LIMA - After a brief truce, some 4,000 poor Peruvians on Friday resumed protests against a British-run copper project, blocking roads and marching to demand the company leave the site in northern Peru.


Monterrico Metals Plc hopes to start the Rio Blanco project, on Peru's border with Ecuador, in 2008, and says it will be the country's second-biggest copper mine.

Opponents say the project, expected to raise output by a quarter in the world's No. 3 copper producing nation, will endanger coffee crops, water supplies and farmland.

One man has died in the protests, which began more than a week ago and turned violent on Monday. The dispute appeared to have calmed down after a deal brokered by a local bishop on Wednesday.

Rio Blanco, hit by a similar protest last year, is located in the province of Piura but the nearest town is in the province of Cajamarca.

"We're restarting protests because the government promised dialogue in Piura and still hasn't delivered," Luis Chamba, a protest leader in the town of Ayabaca said by telephone.

"We'll fight until Monterrico goes," he added.

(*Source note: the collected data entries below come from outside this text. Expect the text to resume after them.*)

int atari_backward(AtariNet* n, const uint8_t* frames, const float* dlogits, const float* dvalue,
                   float* grads, hipStream_t s, KernelTagger* tg, GradReadyHook* gr) {
    AtariImpl* I = impl(n);
    const int N = I->N, A = I->A, O = A + 1;
    const int Nb = I->TB;
    const Offsets& o = I->off;
    using namespace geo;
    float* slab = I->slab;
    float* cs = I->slab + I->slab_floats - 1024 * 512;
    int rc;
#define FI_A(tag, x) do { TagScope ts_(tg, tag); rc = (x); if (rc) return rc; } while (0)
    FI_A("heads_wgrad", heads_wgrad_launch(O, dlogits, dvalue, I->h, slab, cs, Nb, I->TB, s));
    FI_A("reduce_slabs", reduce_slabs(slab, kHeadsGrid, (size_t)FCO * O, grads + o.hw, s));
    FI_A("reduce_slabs", reduce_slabs(cs, kHeadsGrid, (size_t)O, grads + o.hb, s));
    FI_A("heads_dgrad", heads_dgrad_launch(O, dlogits, dvalue, I->params + o.hw, I->h, I->dh, Nb, I->TB, slab, s));
    FI_A("reduce_slabs", reduce_slabs(slab, kHeadsDgradGrid, (size_t)FCO, grads + o.fcb, s));
    FI_A("fc_wgrad", fc_wgrad_launch(I->a3, I->dh, slab, grads + o.fcw, Nb, s));
    if (gr && (rc = gr->ready(o.fcw, o.total - o.fcw))) return rc;
    FI_A("fc_dgrad", fc_dgrad_launch(I->dh, I->wb.fcB, I->da3, I->fr ? Nb : N, s));
    if (I->fr) {
        const int grid = std::min(N, I->fr_grid);
        FI_A("conv3_bwd", conv3_bwd_fr_launch(I->a2, I->da3, I->a3, I->wb.c3D, I->da2, slab, cs, cs + (size_t)3 * grid * C2O,
                                              Nb, grid, s));
        FI_A("reduce_slabs", reduce_slabs(slab, grid, (size_t)C3K * C3O, grads + o.c3w, s));
        FI_A("reduce_slabs", reduce_slabs(cs, grid, (size_t)C3O, grads + o.c3b, s));
        if (gr && (rc = gr->ready(o.c3w, o.fcw - o.c3w))) return rc;
    } else {
        FI_A("relu_mask", relu_mask_bf16(I->da3, I->a3, (size_t)N * FCK, s));
        FI_A("conv3_wgrad", (wgrad<128, 64, 2, 2>(ConvGather<9, 64, 3, 1, 7>{I->a2, N * P3}, RowsBf16{I->da3, N * P3, C3O},
                                   slab, cs, N * P3, C3K, C3O, SPL_C3, 1.f, s)));
        FI_A("reduce_slabs", reduce_slabs(slab, SPL_C3, (size_t)C3K * C3O, grads + o.c3w, s));
        FI_A("reduce_slabs", reduce_slabs(cs, SPL_C3, (size_t)C3O, grads + o.c3b, s));
        FI_A("conv3_dgrad", (gemm<128, 64, 2, 2>(DgradGather<9, 3, 1, 7, 64>{I->da3, N, I->cs3},
                                  ClassRows{I->wb.c3D, 64, C3K, I->cs3, (size_t)64 * C3K, nullptr},
                                  EpiDgrad<9, 1>{I->da2, I->a2, N, I->cs3, 64}, I->cs3, 64, C3K, s)));
        if (gr && (rc = gr->ready(o.c3w, o.fcw - o.c3w))) return rc;
    }
    if (I->fr && I->fuse21) {
        const int grid = std::min(N, I->fr_grid);
        float* slab1 = slab + (size_t)grid * C2K * C2O;
        float* cs1 = cs + (size_t)grid * C2O;
        FI_A("conv21_bwd", conv21_bwd_fr_launch(I->a1, I->da2, I->wb.c2D, frames, I->keep_da1 ? I->da1 : nullptr,
                                                slab, cs + (size_t)3 * grid * C2O, slab1, cs1, Nb, grid, s, I->a1_planar));
        FI_A("reduce_slabs", reduce_slabs(slab, grid, (size_t)C2K * C2O, grads + o.c2w, s));
        FI_A("reduce_slabs", reduce_slabs(cs + (size_t)3 * grid * C2O, 2 * grid, (size_t)C2O, grads + o.c2b, s));
        FI_A("reduce_slabs", reduce_slabs(slab1, grid * kC1Segs, (size_t)C1K * C1O, grads + o.c1w, s));
        FI_A("reduce_slabs", reduce_slabs(cs1, 4 * grid, (size_t)C1O, grads + o.c1b, s));
        if (gr && (rc = gr->ready(0, o.c3w))) return rc;
        return FI_OK;
    }
    if (I->fr) {
        const int grid = std::min(N, I->fr_grid);
        FI_A("conv2_bwd", conv2_bwd_fr_launch(I->a1, I->da2, I->wb.c2D, I->da1, slab, cs + (size_t)3 * grid * C2O, Nb,
                                              grid, s));
        FI_A("reduce_slabs", reduce_slabs(slab, grid, (size_t)C2K * C2O, grads + o.c2w, s));
        FI_A("reduce_slabs", reduce_slabs(cs + (size_t)3 * grid * C2O, 2 * grid, (size_t)C2O, grads + o.c2b, s));
    } else {
        FI_A("conv2_wgrad", (wgrad<128, 64, 2, 2>(ConvGather<20, 32, 4, 2, 9>{I->a1, N * P2}, RowsBf16{I->da2, N * P2, C2O},
                               slab, cs, N * P2, C2K, C2O, SPL_C2, 1.f, s)));
        FI_A("reduce_slabs", reduce_slabs(slab, SPL_C2, (size_t)C2K * C2O, grads + o.c2w, s));
        FI_A("reduce_slabs", reduce_slabs(cs, SPL_C2, (size_t)C2O, grads + o.c2b, s));
        FI_A("conv2_dgrad", (gemm<128, 32, 4, 1>(DgradGather<20, 4, 2, 9, 64>{I->da2, N, I->cs2},
                              ClassRows{I->wb.c2D, 32, 256, I->cs2, (size_t)32 * 256, nullptr},
                              EpiDgrad<20, 2>{I->da1, I->a1, N, I->cs2, 32}, 4 * I->cs2, 32, 256, s)));
    }
    if (I->fr) {
        const int grid = std::min(N, I->fr_grid);
        FI_A("conv1_wgrad", conv1_wgrad_fr_launch(frames, I->da1, slab, cs, Nb, grid, s));
        FI_A("reduce_slabs", reduce_slabs(slab, grid, (size_t)C1K * C1O, grads + o.c1w, s));
        FI_A("reduce_slabs", reduce_slabs(cs, grid, (size_t)C1O, grads + o.c1b, s));
    } else {
        FI_A("conv1_wgrad", (wgrad<128, 32, 4, 1>(Conv1Gather{frames, N * P1}, RowsBf16{I->da1, N * P1, C1O}, slab, cs,
                                   N * P1, C1K, C1O, SPL_C1, 1.0f / 255.0f, s)));
        FI_A("reduce_slabs", reduce_slabs(slab, SPL_C1, (size_t)C1K * C1O, grads + o.c1w, s));
        FI_A("reduce_slabs", reduce_slabs(cs, SPL_C1, (size_t)C1O, grads + o.c1b, s));
    }
    if (gr && (rc = gr->ready(0, o.c3w))) return rc;
#undef FI_A
    return FI_OK;
}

Shouts of "farming yes, mining no" could be heard in the background.

Police and local officials said some 2,500 protesters were rallied in the square in Ayabaca, around 700 were in the town square in Huancabamba and some 800 people used tractors, trees and stones to block four roads leading to the mine site.

"We've got 500 police guarding the project but the people in Ayabaca are getting violent," regional police chief Gen. Ricardo Benavides said.

Monterrico, which has invested $20 million in exploration at the remote site and is conducting a feasibility study, says it remains committed to the project.


$1.1 BILLION AT RISK

The demonstration is the latest in a string of increasingly violent anti-mining protests in Peru that the private National Society of Mining, Energy and Petroleum says is putting investment worth more than $1.1 billion at risk.

Most protests are by people fearing farmland and water will be contaminated, and demanding more investment in roads, schools and hospitals in forgotten corners of the country.

Monterrico and the government say the Rio Blanco protest has been whipped up by left-wing radicals.

The trouble comes as Monterrico seeks partners for Rio Blanco, whose development costs are estimated to be around $800 million. Poland's KGHM Polska Miedz SA is considering taking at least 35 percent in the project.

Investors have been spooked before by protests against the most lucrative industry in this poor Andean country. Peru is the world's No. 3 zinc producer and No. 6. gold producer.

"Despite the deal that was signed (on Wednesday) we're not going to stop until we get the company out," Eliana Zavaleta, a protest leader in the town of San Igancio, told Reuters.

Peru has a history of mining contamination, which strict environmental standards imposed in the last decade have not been able to erase.

"In San Ignacio we produce 28 percent of Peru's coffee, we export and we have to keep quality high. Mining endangers this and in Piura contaminates the rivers that supply northern Peru," Zavaleta said.